South Sudan. Well, maybe.
As of midday Wednesday, we might be sending people to Djibouti instead. Or in addition to. It’s tough to say.
After multiple emergency hearings to sort out who got sent where and when, it still isn’t 100% clear where the Trump administration sent eight immigrants. One thing is clear, however: The judge overseeing the case is less than thrilled with the administration.
We all learned about the administration’s latest attempt to secretly remove migrants Tuesday evening, when lawyers for eight migrants filed an emergency motion to stop the government—specifically, Homeland Security Secretary Kristi Noem and Attorney General Pam Bondi—from deporting their clients to South Sudan. They had learned that one detainee, a Burmese national with limited English proficiency, was provided a notice of removal to South Sudan—in English only. He refused to sign and was removed the next morning.
After a hearing late Tuesday night, U.S. District Judge Brian Murphy ordered the administration to maintain custody of the migrants until a subsequent hearing about whether the removal violated an earlier court order. (Spoiler alert: It totally violated an earlier court order.)
During that hearing, Department of Justice lawyers refused to say where the deportation plane was or where it was landing.
Attorney General Pam Bondi’s Department of Justice refuses to answer questions from the courts.
The administration has tried this tactic in other cases, such as trying to claim the state secrets privilege in the Kilmar Abrego Garcia case. The DOJ told U.S. District Judge Paula Xinis that giving her any details about returning Abrego Garcia would jeopardize national security. Xinis was not impressed by this argument.
The DOJ kept this up throughout a multi-hour hearing on Wednesday in front of Murphy, which means we still don’t know where these migrants were sent.

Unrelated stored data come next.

template <typename T, typename Lds, bool PAD, bool LA>
XARM_HD void lane_rows_extra(const Setup<T> &S, Lds lds, int l, int li, T (&R)[R_N]) {
    if (PAD) {
        const int idx = l / 3, a = l - 3 * idx;
        const bool own = l < NF;
        const int fk = idx / xm::NPAD;
        const V3<T> p = mk<T>(S.lpp[0].v[li], S.lpp[1].v[li], S.lpp[2].v[li]);
        const V3<T> n = mk<T>(S.lpn[0].v[li], S.lpn[1].v[li], S.lpn[2].v[li]);
        const V3<T> t1 = mk<T>(S.lpt1[0].v[li], S.lpt1[1].v[li], S.lpt1[2].v[li]);
        const V3<T> t2 = cross(n, t1);
        const V3<T> d = selv3(a, n, t1, t2);
        const V3<T> mo = cross(p, d);
        const V3<T> af = S.hc1 * (fk == 0 ? (T)1 : (T)-1);
        const T wf = dot(af, d);
        T ju = (T)0;
#pragma unroll
        for (int i = 0; i < 7; i++) {
            const T j = lds[LDS_S + i * 6 + 0] * mo.x + lds[LDS_S + i * 6 + 1] * mo.y + lds[LDS_S + i * 6 + 2] * mo.z +
                        lds[LDS_S + i * 6 + 3] * d.x + lds[LDS_S + i * 6 + 4] * d.y + lds[LDS_S + i * 6 + 5] * d.z;
            R[R_J2A + i] = own ? j : (T)0;
            ju += R[R_J2A + i] * S.dq[i];
        }
        R[R_J2A + 7] = (own && fk == 0) ? wf : (T)0;
        R[R_J2A + 8] = (own && fk == 1) ? wf : (T)0;
        ju += R[R_J2A + 7] * S.dq[7] + R[R_J2A + 8] * S.dq[8];
        const V3<T> rb = p - S.cb;
        const V3<T> rd = cross(rb, d);
        R[R_J2B + 0] = own ? -d.x : (T)0; R[R_J2B + 1] = own ? -d.y : (T)0; R[R_J2B + 2] = own ? -d.z : (T)0;
        R[R_J2B + 3] = own ? -rd.x : (T)0; R[R_J2B + 4] = own ? -rd.y : (T)0; R[R_J2B + 5] = own ? -rd.z : (T)0;
        ju += R[R_J2B + 0] * S.vb.x + R[R_J2B + 1] * S.vb.y + R[R_J2B + 2] * S.vb.z + R[R_J2B + 3] * S.wb.x + R[R_J2B + 4] * S.wb.y + R[R_J2B + 5] * S.wb.z;
        const T vt = a == 0 ? S.lpvt.v[li] : (T)0;
        R[R_G + 2] = own ? vt - ju : (T)0;
        R[R_L0 + 2] = (own && a == 0) ? S.lpl0.v[li] : (T)0;
        R[R_CFM] = (own && a == 0) ? S.pad_cfm : (T)0;
    }
    if (LA) {
        T vt = (T)0, ju = (T)0;
#pragma unroll
        for (int d = 0; d < 7; d++) {
            R[R_J3 + d] = l == d ? S.la_sg[d] : (T)0;
            vt = l == d ? S.la_vt[d] : vt;
            ju += R[R_J3 + d] * S.dq[d];
        }
        R[R_G + 3] = l < NLA ? vt - ju : (T)0;
    }
}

The New York Times reported that the obligatory “people familiar with the matter” believe the men were actually sent to Djibouti.
The fact that South Sudan was even an option for removal is absurd, given that the U.S. State Department’s take on South Sudan is that Americans should not travel there because of crime, kidnapping, and armed conflict.
Just last week, The New York Times reported that the country’s vice president has been detained at his residence for months, and the country is on the verge of a civil war that threatens to destabilize the entire region.
And just two weeks ago, Noem extended the Temporary Protected Status designation for South Sudanese refugees because it is not possible for them to safely return.
The Trump administration is continuing to insist that these migrants are uniquely dangerous, with a DHS spokesperson, Tricia McLaughlin, telling reporters that “no country on earth wanted to accept them because their crimes were so uniquely barbaric.”
Show your work, Tricia. If these are the worst criminals in the world, surely you can easily prove that.
McLaughlin also complained about “activist judges” being “on the other side, fighting to get them back onto the United States soil.” Stupid judges, always forcing everyone to care about stupid things like stupid due process.
Additionally, even if these were indeed the world’s worst criminals, Murphy’s prior order still required the government to give at least 15 days' notice to any migrant being removed to a country they were not from.
During the Wednesday hearing, DOJ lawyers tried to insist that it was totally cool and fine that they gave detainees less than 24 hours’ notice instead, because the detainees hadn’t expressed a fear of removal.
Murphy is exceedingly unhappy and held that the administration “unquestionably” violated his court order by putting detainees on a flight to South Sudan … or wherever they actually ended up. He hasn’t yet ruled on whether to impose criminal contempt sanctions on the various hobgoblins in the Trump administration responsible for this behavior.
Nothing will stop until judges start making this behavior very painful for the government. In the face of near-unanimous rulings from the courts to stop trying to send migrants to random war-torn strongman-led countries in secret, the administration has instead doubled down.
It doesn’t matter if it is Libya or El Salvador or South Sudan or Djibouti or Narnia or Atlantis. The courts have made very clear that detainees must be given a meaningful opportunity to challenge their removal. The administration knows this, but they just don’t care. And they’re not going to care until judges impose meaningful consequences. Bring the hammer down, Judge Murphy.